### INFORMATION GIVEN

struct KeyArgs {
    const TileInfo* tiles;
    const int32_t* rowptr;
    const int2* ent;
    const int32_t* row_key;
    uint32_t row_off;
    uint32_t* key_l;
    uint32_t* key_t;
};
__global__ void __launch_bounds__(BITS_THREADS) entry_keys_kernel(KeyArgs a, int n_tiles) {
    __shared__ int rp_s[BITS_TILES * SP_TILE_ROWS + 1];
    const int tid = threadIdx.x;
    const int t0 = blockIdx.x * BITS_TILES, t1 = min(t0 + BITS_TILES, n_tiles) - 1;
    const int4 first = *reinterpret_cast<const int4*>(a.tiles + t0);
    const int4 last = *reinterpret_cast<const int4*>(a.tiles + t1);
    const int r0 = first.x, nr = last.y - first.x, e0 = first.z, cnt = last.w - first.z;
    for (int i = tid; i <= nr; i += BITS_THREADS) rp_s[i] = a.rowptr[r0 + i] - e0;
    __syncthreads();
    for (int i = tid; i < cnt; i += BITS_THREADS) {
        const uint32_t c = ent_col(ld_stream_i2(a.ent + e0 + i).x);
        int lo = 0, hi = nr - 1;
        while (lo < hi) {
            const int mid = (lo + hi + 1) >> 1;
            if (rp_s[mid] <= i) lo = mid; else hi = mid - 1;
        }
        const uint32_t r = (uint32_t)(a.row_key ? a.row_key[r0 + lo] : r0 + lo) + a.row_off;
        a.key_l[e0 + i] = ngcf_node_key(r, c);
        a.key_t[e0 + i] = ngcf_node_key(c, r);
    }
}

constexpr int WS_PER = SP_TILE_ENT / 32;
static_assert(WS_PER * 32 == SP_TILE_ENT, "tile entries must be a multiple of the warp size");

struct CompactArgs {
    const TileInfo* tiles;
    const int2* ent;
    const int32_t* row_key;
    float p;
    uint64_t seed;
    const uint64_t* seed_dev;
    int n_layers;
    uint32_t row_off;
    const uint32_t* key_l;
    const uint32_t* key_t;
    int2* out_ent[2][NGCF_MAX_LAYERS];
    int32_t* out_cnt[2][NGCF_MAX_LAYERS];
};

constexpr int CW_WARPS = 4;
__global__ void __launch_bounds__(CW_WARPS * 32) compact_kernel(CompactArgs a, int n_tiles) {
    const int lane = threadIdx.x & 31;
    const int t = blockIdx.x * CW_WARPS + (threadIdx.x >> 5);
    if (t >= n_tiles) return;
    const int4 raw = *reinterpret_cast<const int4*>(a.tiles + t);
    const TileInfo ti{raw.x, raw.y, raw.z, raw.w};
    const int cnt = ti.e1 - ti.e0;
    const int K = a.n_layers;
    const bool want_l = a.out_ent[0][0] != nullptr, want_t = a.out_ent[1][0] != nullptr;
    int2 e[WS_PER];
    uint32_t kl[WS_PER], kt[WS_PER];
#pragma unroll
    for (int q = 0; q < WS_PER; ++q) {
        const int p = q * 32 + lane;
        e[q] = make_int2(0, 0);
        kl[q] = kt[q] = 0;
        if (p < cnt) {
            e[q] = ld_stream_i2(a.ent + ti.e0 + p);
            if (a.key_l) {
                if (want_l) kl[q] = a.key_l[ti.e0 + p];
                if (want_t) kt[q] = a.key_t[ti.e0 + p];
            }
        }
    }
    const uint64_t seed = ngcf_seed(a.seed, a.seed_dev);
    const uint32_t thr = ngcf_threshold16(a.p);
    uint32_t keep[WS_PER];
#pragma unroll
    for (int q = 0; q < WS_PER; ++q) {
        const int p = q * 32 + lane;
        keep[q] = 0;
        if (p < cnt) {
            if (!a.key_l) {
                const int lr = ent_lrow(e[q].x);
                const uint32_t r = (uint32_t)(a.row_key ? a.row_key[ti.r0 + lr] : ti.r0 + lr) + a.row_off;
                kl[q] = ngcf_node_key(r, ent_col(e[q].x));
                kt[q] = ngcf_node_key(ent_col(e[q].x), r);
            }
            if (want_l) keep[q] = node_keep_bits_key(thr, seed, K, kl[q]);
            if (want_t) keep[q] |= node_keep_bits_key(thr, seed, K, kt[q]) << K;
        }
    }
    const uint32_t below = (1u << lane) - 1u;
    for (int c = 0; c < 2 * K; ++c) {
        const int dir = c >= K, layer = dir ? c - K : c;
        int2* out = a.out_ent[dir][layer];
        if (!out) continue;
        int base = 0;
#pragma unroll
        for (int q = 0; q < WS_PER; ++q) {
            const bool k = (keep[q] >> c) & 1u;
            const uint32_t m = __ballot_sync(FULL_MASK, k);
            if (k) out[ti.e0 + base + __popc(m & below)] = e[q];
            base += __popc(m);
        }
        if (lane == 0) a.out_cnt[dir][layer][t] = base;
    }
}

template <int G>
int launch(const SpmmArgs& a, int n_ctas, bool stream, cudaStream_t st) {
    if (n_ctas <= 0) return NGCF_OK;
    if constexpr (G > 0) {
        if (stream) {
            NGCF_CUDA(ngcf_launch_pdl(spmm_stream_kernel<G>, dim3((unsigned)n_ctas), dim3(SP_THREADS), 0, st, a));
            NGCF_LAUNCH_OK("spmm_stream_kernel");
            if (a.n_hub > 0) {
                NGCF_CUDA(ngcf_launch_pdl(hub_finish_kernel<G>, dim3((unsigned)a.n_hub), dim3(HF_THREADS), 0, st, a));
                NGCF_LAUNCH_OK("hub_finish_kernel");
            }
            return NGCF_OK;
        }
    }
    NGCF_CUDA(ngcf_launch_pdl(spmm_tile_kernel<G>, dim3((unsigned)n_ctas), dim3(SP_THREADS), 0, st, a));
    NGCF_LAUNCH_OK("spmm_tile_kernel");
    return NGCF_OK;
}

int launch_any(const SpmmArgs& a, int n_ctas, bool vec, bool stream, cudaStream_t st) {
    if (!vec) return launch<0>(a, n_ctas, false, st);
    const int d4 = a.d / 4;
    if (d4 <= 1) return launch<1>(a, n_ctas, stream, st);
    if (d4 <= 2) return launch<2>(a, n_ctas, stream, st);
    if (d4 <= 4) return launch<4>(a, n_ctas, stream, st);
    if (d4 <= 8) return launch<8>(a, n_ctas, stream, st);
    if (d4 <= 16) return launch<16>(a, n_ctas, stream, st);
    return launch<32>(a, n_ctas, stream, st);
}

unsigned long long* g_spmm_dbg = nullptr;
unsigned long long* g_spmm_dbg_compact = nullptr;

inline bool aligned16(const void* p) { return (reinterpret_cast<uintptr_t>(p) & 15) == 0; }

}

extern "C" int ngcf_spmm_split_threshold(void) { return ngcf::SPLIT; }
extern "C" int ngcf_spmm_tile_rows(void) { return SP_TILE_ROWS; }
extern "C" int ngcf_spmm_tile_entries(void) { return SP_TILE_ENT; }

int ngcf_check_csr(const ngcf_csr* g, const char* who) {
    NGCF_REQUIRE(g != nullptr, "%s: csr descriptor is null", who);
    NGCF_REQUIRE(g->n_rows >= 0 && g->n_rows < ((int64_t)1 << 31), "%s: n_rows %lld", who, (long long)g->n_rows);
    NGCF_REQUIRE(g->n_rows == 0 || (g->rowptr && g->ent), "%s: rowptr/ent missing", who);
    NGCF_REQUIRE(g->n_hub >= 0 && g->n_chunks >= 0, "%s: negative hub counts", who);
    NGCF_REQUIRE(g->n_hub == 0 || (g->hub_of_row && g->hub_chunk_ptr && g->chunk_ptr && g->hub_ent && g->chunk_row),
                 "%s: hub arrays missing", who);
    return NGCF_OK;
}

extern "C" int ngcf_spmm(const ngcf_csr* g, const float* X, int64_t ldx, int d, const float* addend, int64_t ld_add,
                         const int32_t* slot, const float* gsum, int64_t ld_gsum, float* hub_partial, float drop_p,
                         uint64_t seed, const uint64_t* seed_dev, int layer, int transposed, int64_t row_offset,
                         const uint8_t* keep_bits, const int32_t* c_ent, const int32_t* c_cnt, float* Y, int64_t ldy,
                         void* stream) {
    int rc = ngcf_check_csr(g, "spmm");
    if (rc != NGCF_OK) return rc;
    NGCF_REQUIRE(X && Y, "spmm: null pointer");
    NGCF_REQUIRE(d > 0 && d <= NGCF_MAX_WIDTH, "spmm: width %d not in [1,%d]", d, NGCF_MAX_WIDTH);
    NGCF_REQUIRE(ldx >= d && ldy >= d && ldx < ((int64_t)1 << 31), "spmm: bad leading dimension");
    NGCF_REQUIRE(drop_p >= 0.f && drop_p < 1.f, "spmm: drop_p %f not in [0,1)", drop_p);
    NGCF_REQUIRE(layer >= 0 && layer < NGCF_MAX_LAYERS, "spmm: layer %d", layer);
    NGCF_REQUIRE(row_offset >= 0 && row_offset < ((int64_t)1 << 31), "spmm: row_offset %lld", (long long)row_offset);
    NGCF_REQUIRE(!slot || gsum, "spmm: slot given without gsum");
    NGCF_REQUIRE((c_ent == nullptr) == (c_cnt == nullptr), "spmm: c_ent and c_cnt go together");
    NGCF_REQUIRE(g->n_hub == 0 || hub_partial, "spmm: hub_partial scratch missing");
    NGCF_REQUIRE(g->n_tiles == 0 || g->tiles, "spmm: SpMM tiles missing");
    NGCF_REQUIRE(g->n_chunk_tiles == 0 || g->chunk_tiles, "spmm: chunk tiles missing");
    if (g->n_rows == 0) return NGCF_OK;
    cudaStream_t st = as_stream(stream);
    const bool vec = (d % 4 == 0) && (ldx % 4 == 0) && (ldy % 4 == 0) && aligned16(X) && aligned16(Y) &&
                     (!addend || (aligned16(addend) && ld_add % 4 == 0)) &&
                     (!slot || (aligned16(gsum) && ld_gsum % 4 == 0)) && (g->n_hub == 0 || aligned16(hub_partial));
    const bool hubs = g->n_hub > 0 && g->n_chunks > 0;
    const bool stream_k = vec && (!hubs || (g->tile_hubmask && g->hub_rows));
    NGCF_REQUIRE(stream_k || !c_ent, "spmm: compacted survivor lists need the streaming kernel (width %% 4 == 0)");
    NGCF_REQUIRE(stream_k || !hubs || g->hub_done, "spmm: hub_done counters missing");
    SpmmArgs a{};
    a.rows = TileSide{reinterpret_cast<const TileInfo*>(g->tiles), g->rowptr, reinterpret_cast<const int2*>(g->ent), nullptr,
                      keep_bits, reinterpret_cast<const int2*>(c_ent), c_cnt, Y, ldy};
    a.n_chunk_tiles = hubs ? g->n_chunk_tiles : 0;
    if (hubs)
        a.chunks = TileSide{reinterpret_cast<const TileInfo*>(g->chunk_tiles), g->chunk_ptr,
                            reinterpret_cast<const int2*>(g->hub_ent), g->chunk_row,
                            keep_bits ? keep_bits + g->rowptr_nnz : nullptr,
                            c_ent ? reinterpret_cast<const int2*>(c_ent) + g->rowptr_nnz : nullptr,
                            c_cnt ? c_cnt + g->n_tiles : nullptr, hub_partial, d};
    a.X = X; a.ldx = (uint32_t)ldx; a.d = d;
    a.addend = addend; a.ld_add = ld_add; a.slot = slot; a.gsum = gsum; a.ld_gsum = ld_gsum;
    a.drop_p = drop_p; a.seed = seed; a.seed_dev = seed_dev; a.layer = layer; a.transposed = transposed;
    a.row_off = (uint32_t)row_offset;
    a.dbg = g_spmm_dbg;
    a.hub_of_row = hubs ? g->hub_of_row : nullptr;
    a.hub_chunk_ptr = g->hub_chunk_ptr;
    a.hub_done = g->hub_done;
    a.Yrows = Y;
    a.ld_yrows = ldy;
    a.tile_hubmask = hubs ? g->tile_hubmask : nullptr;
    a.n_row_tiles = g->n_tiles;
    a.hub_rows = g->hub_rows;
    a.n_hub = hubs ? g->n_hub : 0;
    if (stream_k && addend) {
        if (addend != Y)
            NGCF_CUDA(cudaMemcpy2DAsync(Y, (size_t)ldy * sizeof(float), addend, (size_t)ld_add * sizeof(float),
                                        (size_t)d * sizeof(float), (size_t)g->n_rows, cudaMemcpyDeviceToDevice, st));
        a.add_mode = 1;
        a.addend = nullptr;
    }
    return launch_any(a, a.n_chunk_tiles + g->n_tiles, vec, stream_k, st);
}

######
### INFORMATION GIVEN

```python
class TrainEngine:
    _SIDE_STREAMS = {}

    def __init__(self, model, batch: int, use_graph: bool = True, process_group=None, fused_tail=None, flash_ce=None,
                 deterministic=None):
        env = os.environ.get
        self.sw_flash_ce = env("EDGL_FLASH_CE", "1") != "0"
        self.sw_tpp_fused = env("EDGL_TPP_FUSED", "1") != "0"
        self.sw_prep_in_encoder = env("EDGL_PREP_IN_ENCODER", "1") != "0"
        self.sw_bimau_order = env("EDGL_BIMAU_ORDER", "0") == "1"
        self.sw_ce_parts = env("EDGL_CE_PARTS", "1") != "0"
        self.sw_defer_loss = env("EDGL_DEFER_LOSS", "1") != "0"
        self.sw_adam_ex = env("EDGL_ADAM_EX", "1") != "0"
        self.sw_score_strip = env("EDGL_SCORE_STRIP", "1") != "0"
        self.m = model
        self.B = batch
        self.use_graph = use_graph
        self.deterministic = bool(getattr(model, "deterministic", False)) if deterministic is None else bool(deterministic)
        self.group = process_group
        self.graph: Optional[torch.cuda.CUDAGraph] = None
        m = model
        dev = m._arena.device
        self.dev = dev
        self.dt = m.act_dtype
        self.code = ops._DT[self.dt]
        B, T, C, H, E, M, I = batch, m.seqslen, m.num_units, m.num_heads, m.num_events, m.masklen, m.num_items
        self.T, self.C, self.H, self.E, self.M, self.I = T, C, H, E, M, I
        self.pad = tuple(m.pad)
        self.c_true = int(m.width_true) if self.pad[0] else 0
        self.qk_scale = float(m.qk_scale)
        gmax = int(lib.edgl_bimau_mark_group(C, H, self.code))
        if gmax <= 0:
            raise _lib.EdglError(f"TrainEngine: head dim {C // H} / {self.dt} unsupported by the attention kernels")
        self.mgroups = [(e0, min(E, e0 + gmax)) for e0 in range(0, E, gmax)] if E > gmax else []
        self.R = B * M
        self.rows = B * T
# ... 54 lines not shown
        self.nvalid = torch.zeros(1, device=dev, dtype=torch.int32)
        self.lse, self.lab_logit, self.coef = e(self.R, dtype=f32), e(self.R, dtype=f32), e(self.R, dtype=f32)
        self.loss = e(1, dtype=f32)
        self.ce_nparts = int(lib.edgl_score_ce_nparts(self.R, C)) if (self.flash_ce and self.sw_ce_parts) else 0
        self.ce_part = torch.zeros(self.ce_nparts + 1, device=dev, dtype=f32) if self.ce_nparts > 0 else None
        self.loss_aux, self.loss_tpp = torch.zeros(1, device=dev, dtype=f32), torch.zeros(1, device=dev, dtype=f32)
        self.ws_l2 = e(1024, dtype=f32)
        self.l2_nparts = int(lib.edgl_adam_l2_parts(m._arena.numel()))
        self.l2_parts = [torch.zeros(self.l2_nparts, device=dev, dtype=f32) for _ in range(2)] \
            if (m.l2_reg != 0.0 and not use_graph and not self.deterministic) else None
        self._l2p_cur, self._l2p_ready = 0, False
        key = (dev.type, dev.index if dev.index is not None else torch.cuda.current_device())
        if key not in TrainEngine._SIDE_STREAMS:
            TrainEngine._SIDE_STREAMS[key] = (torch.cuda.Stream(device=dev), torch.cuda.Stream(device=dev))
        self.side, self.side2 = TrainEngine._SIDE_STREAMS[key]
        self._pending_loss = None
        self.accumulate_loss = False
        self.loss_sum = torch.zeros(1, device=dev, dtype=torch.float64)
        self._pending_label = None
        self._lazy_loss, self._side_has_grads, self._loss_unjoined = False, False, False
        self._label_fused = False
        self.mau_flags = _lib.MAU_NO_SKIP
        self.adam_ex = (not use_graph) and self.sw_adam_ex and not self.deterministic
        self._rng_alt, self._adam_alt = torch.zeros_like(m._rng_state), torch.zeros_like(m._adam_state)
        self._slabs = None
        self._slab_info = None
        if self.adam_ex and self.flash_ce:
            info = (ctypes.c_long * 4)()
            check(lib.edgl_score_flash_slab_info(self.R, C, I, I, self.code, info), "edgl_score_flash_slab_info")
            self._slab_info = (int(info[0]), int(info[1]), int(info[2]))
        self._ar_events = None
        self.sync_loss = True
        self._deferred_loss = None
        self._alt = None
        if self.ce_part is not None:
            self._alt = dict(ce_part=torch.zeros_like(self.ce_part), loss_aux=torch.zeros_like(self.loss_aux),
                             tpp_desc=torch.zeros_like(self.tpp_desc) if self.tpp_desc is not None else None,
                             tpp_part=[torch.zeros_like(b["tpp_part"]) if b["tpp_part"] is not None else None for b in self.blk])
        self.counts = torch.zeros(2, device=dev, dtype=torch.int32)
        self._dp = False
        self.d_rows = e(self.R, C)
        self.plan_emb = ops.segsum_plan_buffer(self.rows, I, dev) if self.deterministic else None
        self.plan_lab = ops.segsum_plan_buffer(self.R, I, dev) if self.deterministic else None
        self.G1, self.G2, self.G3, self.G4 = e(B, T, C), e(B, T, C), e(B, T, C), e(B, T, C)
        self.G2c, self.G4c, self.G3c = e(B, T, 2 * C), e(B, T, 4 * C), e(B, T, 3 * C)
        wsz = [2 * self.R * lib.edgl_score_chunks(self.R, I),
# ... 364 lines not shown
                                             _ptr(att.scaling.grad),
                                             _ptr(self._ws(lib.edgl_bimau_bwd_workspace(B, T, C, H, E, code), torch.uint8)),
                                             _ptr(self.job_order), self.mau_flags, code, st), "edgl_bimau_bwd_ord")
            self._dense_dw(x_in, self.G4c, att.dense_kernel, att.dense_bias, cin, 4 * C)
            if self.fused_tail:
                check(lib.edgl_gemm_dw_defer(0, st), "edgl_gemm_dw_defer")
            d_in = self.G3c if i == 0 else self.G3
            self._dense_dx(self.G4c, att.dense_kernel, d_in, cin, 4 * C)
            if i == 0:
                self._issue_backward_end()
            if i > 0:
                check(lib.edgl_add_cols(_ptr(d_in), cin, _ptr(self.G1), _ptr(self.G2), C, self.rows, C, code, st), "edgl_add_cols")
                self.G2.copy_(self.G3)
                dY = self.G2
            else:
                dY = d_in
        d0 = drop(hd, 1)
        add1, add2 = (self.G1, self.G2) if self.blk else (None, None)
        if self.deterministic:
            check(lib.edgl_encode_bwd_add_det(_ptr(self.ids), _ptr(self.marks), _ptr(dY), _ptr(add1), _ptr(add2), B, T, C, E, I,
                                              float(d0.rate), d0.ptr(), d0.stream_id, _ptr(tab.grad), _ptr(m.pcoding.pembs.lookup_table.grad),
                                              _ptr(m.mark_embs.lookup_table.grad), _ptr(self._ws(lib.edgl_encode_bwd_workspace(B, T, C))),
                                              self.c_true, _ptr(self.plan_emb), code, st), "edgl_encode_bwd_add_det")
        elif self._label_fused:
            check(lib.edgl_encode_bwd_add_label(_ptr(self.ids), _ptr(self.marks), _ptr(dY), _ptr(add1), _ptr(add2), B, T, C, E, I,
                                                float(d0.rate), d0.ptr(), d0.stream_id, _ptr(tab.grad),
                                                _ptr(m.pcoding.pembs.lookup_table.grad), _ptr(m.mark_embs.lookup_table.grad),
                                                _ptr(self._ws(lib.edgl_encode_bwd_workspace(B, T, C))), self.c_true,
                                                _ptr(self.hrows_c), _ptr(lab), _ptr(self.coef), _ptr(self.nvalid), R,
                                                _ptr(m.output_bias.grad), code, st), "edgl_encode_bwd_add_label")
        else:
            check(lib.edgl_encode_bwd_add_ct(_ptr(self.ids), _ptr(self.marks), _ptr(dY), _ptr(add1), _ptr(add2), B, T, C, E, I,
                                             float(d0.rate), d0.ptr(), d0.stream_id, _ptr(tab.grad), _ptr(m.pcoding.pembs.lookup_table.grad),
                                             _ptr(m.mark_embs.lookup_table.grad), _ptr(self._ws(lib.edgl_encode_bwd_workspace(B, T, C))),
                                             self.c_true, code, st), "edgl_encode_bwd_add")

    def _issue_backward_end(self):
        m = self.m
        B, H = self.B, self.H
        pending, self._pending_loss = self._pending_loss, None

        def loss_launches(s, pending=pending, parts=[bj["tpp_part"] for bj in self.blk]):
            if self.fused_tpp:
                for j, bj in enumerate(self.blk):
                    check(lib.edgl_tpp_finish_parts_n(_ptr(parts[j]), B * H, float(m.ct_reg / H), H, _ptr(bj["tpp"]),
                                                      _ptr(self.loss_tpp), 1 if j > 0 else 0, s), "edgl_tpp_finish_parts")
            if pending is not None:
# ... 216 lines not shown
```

######

(INSTRUCTIONS TO FOLLOW)
Look over the records above and filter for each line with the word "range".

(REPLY TO THE EXERCISE)
        self.mgroups = [(e0, min(E, e0 + gmax)) for e0 in range(0, E, gmax)] if E > gmax else []
        self.l2_parts = [torch.zeros(self.l2_nparts, device=dev, dtype=f32) for _ in range(2)] \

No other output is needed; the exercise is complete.